● **The task**
Which lines run from the start of the data below to the line containing "ANC_RUN_SHIFT = 5;"? Set them down exactly, with none added.

● **Saved data entries**
diff --git a/pyabc_amd/csrc/abc_candidate.h b/pyabc_amd/csrc/abc_candidate.h
--- a/pyabc_amd/csrc/abc_candidate.h
+++ b/pyabc_amd/csrc/abc_candidate.h
@@ -347,6 +347,12 @@
 };
 
 constexpr int ANC_HDR = 256;
+constexpr int ANC_HDR_RESOLVED = 1, ANC_HDR_RUNS = 2, ANC_HDR_SHIFT = 3, ANC_HDR_SERIAL = 4;
+constexpr int ANC_RUN_SHIFT = 5;
+__host__ __device__ inline const int32_t* anc_run_table(const int32_t* bguide, int64_t G) {
+  return bguide + (G + 2);
+}
+__host__ __device__ inline int64_t anc_runs(int64_t G) { return (G >> ANC_RUN_SHIFT) + 1; }
 __host__ __device__ inline int anc_rs(int d) { return (d + 1 + 15) / 16 * 16; }
 __host__ __device__ inline int64_t anc_bins(int64_t N) {
   const int64_t g = 4 * N;
@@ -424,7 +430,7 @@
   __syncthreads();
 }
 
-template <int D, int MODE, bool TABLE = false>
+template <int D, int MODE, bool TABLE = false, bool RUNS = false>
 __device__ __forceinline__ int propose_one(const ProposalArgs& A, const BlockConsts& C,
                                            uint64_t g, double* th, int64_t& j) {
   constexpr bool LT_LDS = MODE == PROP_MVN && D > 0 && D <= LT_DMAX;
@@ -447,16 +453,25 @@
       u32x4 r = ra;
       const double target = uniform53(ra.x, ra.y) * total;
       AncestorBracket br;
-      if (TABLE) {
+      int32_t kt32 = 0, rj = -1;
+      if (TABLE && RUNS) {
+        kt32 = (int32_t)anc_bin(target, C.inv_step, A.G);
+        rj = anc_run_table(A.bguide, A.G)[kt32 >> ANC_RUN_SHIFT];
+      } else if (TABLE) {
         const int64_t kt = anc_bin(target, C.inv_step, A.G);
         br = {A.bguide[kt], A.bguide[kt + 1]};
       } else {
         br = ancestor_bracket(A.guide, A.N, total, target);
       }
+      auto run_bracket = [&]() {
+        if (rj >= 0) br = {rj, rj};
+        else br = {A.bguide[kt32], A.bguide[kt32 + 1]};
+      };
 #pragma unroll
       for (int k = 0; k < (D > 0 ? D : d); ++k) th[k] = 0.0;
       const double* Lj = A.L;
       if (MODE == PROP_LOCAL) {
+        if (TABLE && RUNS) run_bracket();
         j = TABLE ? table_finish(A.rec, A.rs, d, A.N, target, br)
                   : ancestor_finish(A.cdf, A.N, target, br);
         Lj = A.L + j * d * d;
@@ -481,9 +496,11 @@
       };
 #pragma unroll 1
       for (int q = 0; q < d; q += 2) pair(q);
-      if (MODE != PROP_LOCAL)
+      if (MODE != PROP_LOCAL) {
+        if (TABLE && RUNS) run_bracket();
         j = TABLE ? table_finish(A.rec, A.rs, d, A.N, target, br)
                   : ancestor_finish(A.cdf, A.N, target, br);
+      }
       const double* Xj = TABLE ? A.rec + j * A.rs : A.X + j * d;
 #pragma unroll
       for (int k = 0; k < (D > 0 ? D : d); ++k) th[k] = Xj[k] + th[k];
@@ -646,7 +663,7 @@
   }
 }
 
-template <int D, int PK, int CG>
+template <int D, int PK, int CG, bool RUNS = false>
 __device__ __forceinline__ void lazy_head_group(const ProposalArgs& A, const SimDistArgs& M,
                                                 const BlockConsts& C, const uint64_t (&g)[CG],
                                                 double eps, bool (&keep)[CG]) {
@@ -666,15 +683,37 @@
     az[c] = r.z;
     aw[c] = r.w;
     const int64_t kt = anc_bin(target[c], C.inv_step, A.G);
-    glo[c] = A.bguide[kt];
-    ghi[c] = A.bguide[kt + 1];
+    if (RUNS) {
+      glo[c] = anc_run_table(A.bguide, A.G)[kt >> ANC_RUN_SHIFT];
+      ghi[c] = (int32_t)kt;
+    } else {
+      glo[c] = A.bguide[kt];
+      ghi[c] = A.bguide[kt + 1];
+    }
+  }
+  u32x4 rp[CG];
+  if constexpr (RUNS) {
+#pragma unroll
+    for (int c = 0; c < CG; ++c) rp[c] = philox(g[c], SLOT_PERTURB, A.gen, A.seed);
+#pragma unroll
+    for (int c = 0; c < CG; ++c) {
+      const int32_t rj = glo[c], kt = ghi[c];
+      if (rj < 0) {
+        glo[c] = A.bguide[kt];
+        ghi[c] = A.bguide[kt + 1];
+      } else {
+        ghi[c] = rj;
+      }
+    }
   }
   double th[CG][KT];
 #pragma unroll
   for (int c = 0; c < CG; ++c) {
 #pragma unroll
     for (int k = 0; k < KT; ++k) th[c][k] = 0.0;
-    const u32x4 r = philox(g[c], SLOT_PERTURB, A.gen, A.seed);
+    u32x4 r;
+    if constexpr (RUNS) r = rp[c];
+    else r = philox(g[c], SLOT_PERTURB, A.gen, A.seed);
 #pragma unroll
     for (int q = 0; q < KT; q += 2) {
       double n0, n1;
diff --git a/pyabc_amd/csrc/abc_fused.hip b/pyabc_amd/csrc/abc_fused.hip
--- a/pyabc_amd/csrc/abc_fused.hip
+++ b/pyabc_amd/csrc/abc_fused.hip
@@ -1,5 +1,6 @@
 #include "abc_candidate.h"
 #include "abc_aggregate.h"
+#include <mutex>
 
 namespace abc {
 namespace {
@@ -18,11 +19,11 @@
   double eps_scale;
 };
 
-template <int D, int MODE, int PK>
+template <int D, int MODE, int PK, bool RUNS = false>
 __device__ __forceinline__ double evaluate_full(const RoundArgs& A, const BlockConsts& C,
                                                 uint64_t g,
                                                 double* th, int64_t& j, int& att, double* x) {
-  att = propose_one<D, MODE, true>(A.P, C, g, th, j);
+  att = propose_one<D, MODE, true, RUNS>(A.P, C, g, th, j);
   const double s = sim_pnorm<D, PK>(A.M, C, th, g, A.P.gen, A.P.seed, 0, A.M.S, 0.0, x);
   const double dist = pnorm_finish<PK>(s, A.M.p);
   return att <= A.P.max_attempts ? dist : NAN;
@@ -68,7 +69,7 @@
   uint16_t* queue;
   int& qn;
 };
-template <int D, int MODE, bool FILTER, int PK>
+template <int D, int MODE, bool FILTER, int PK, bool RUNS = false>
 __device__ __forceinline__ void tile_body(const RoundArgs& A, const BlockConsts& C, double eps,
                                           int64_t idx0, int64_t B, int64_t tile0, int cpt,
                                           uint64_t* __restrict__ bits,
@@ -92,7 +93,7 @@
           bool keep[FR_CG];
 #pragma unroll
           for (int c = 0; c < FR_CG; ++c) gs[c] = (uint64_t)(idx0 + tile0 + (it + c) * FR_T + tid);
-          lazy_head_group<D, PK, FR_CG>(A.P, A.M, C, gs, eps, keep);
+          lazy_head_group<D, PK, FR_CG, RUNS>(A.P, A.M, C, gs, eps, keep);
 #pragma unroll
           for (int c = 0; c < FR_CG; ++c) {
             const int loc = (it + c) * FR_T + tid;
@@ -111,7 +112,7 @@
       const int64_t b = tile0 + loc;
       if (b < B) {
         const uint64_t g = (uint64_t)(idx0 + b);
-        att = propose_one<D, MODE, true>(A.P, C, g, th, j);
+        att = propose_one<D, MODE, true, RUNS>(A.P, C, g, th, j);
         const double s = sim_pnorm<D, PK>(A.M, C, th, g, A.P.gen, A.P.seed, 0, 4, 0.0, nullptr);
         if (att <= A.P.max_attempts && !(pnorm_finish<PK>(s, A.M.p) > eps)) {
           const int pos = atomicAdd(&T.qn, 1);
@@ -128,8 +129,8 @@
     const int64_t b = tile0 + loc;
     if (b < B) {
       double* xr = rec_x ? rec_x + b * A.M.S : nullptr;
-      const double dist = evaluate_full<D, MODE, PK>(A, C, (uint64_t)(idx0 + b), th, j, att,
-                                                  xr);
+      const double dist = evaluate_full<D, MODE, PK, RUNS>(A, C, (uint64_t)(idx0 + b), th, j,
+                                                        att, xr);
       if (dist <= eps) atomicOr(&T.tbits[loc >> 5], 1u << (loc & 31));
     }
   }
@@ -149,7 +150,7 @@
   else { tile0 = nbig * FR_TILE + (t - nbig) * FR_TILE_TAIL; cpt = FR_CPT_TAIL; }
 }
 
-template <int D, int MODE, bool FILTER, int PK>
+template <int D, int MODE, bool FILTER, int PK, bool RUNS = false>
 __device__ __forceinline__ void round_body(RoundArgs A, int64_t idx0, int64_t B,
                                            double eps_host, uint64_t* __restrict__ bits,
                                            unsigned int* __restrict__ ticket,
@@ -176,12 +177,12 @@
     int64_t tile0;
     int cpt;
     tile_span(t, nbig, tile0, cpt);
-    tile_body<D, MODE, FILTER, PK>(A, C, eps, idx0, B, tile0, cpt, bits, rec_x, T);
+    tile_body<D, MODE, FILTER, PK, RUNS>(A, C, eps, idx0, B, tile0, cpt, bits, rec_x, T);
     __syncthreads();
   }
 }
 
-template <int D, int MODE, int PK>
+template <int D, int MODE, int PK, bool RUNS = false>
 __device__ __forceinline__ void round_plain_body(RoundArgs A, int64_t idx0, int64_t B,
                                                  double eps_host, uint64_t* __restrict__ bits,
                                                  unsigned int* __restrict__ ticket,
@@ -226,7 +227,8 @@
       int64_t j;
       int att;
       double* xr = rec_x ? rec_x + b * A.M.S : nullptr;
-      const double dist = evaluate_full<D, MODE, PK>(A, C, (uint64_t)(idx0 + b), th, j, att, xr);
+      const double dist =
+          evaluate_full<D, MODE, PK, RUNS>(A, C, (uint64_t)(idx0 + b), th, j, att, xr);
       if (dist <= eps) atomicOr(&tbits[loc >> 5], 1u << (loc & 31));
     }
     ++it;
@@ -237,7 +239,7 @@
   return (!filter && PK == 2 && D == 10 && MODE != PROP_PRIOR) ? 6 : 1;
 }
 
-#define ABC_ROUND_KERNEL(NAME, FILTER, PK)                                                \
+#define ABC_ROUND_KERNEL(NAME, FILTER, PK, RUNS)                                          \
   template <int D, int MODE>                                                              \
   __global__ __launch_bounds__(FR_T, fr_min_waves(FILTER, D, MODE, PK))                   \
   void NAME(RoundArgs A, int64_t idx0, int64_t B,                                         \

● **Response**
diff --git a/pyabc_amd/csrc/abc_candidate.h b/pyabc_amd/csrc/abc_candidate.h
--- a/pyabc_amd/csrc/abc_candidate.h
+++ b/pyabc_amd/csrc/abc_candidate.h
@@ -347,6 +347,12 @@
 };
 
 constexpr int ANC_HDR = 256;
+constexpr int ANC_HDR_RESOLVED = 1, ANC_HDR_RUNS = 2, ANC_HDR_SHIFT = 3, ANC_HDR_SERIAL = 4;
+constexpr int ANC_RUN_SHIFT = 5;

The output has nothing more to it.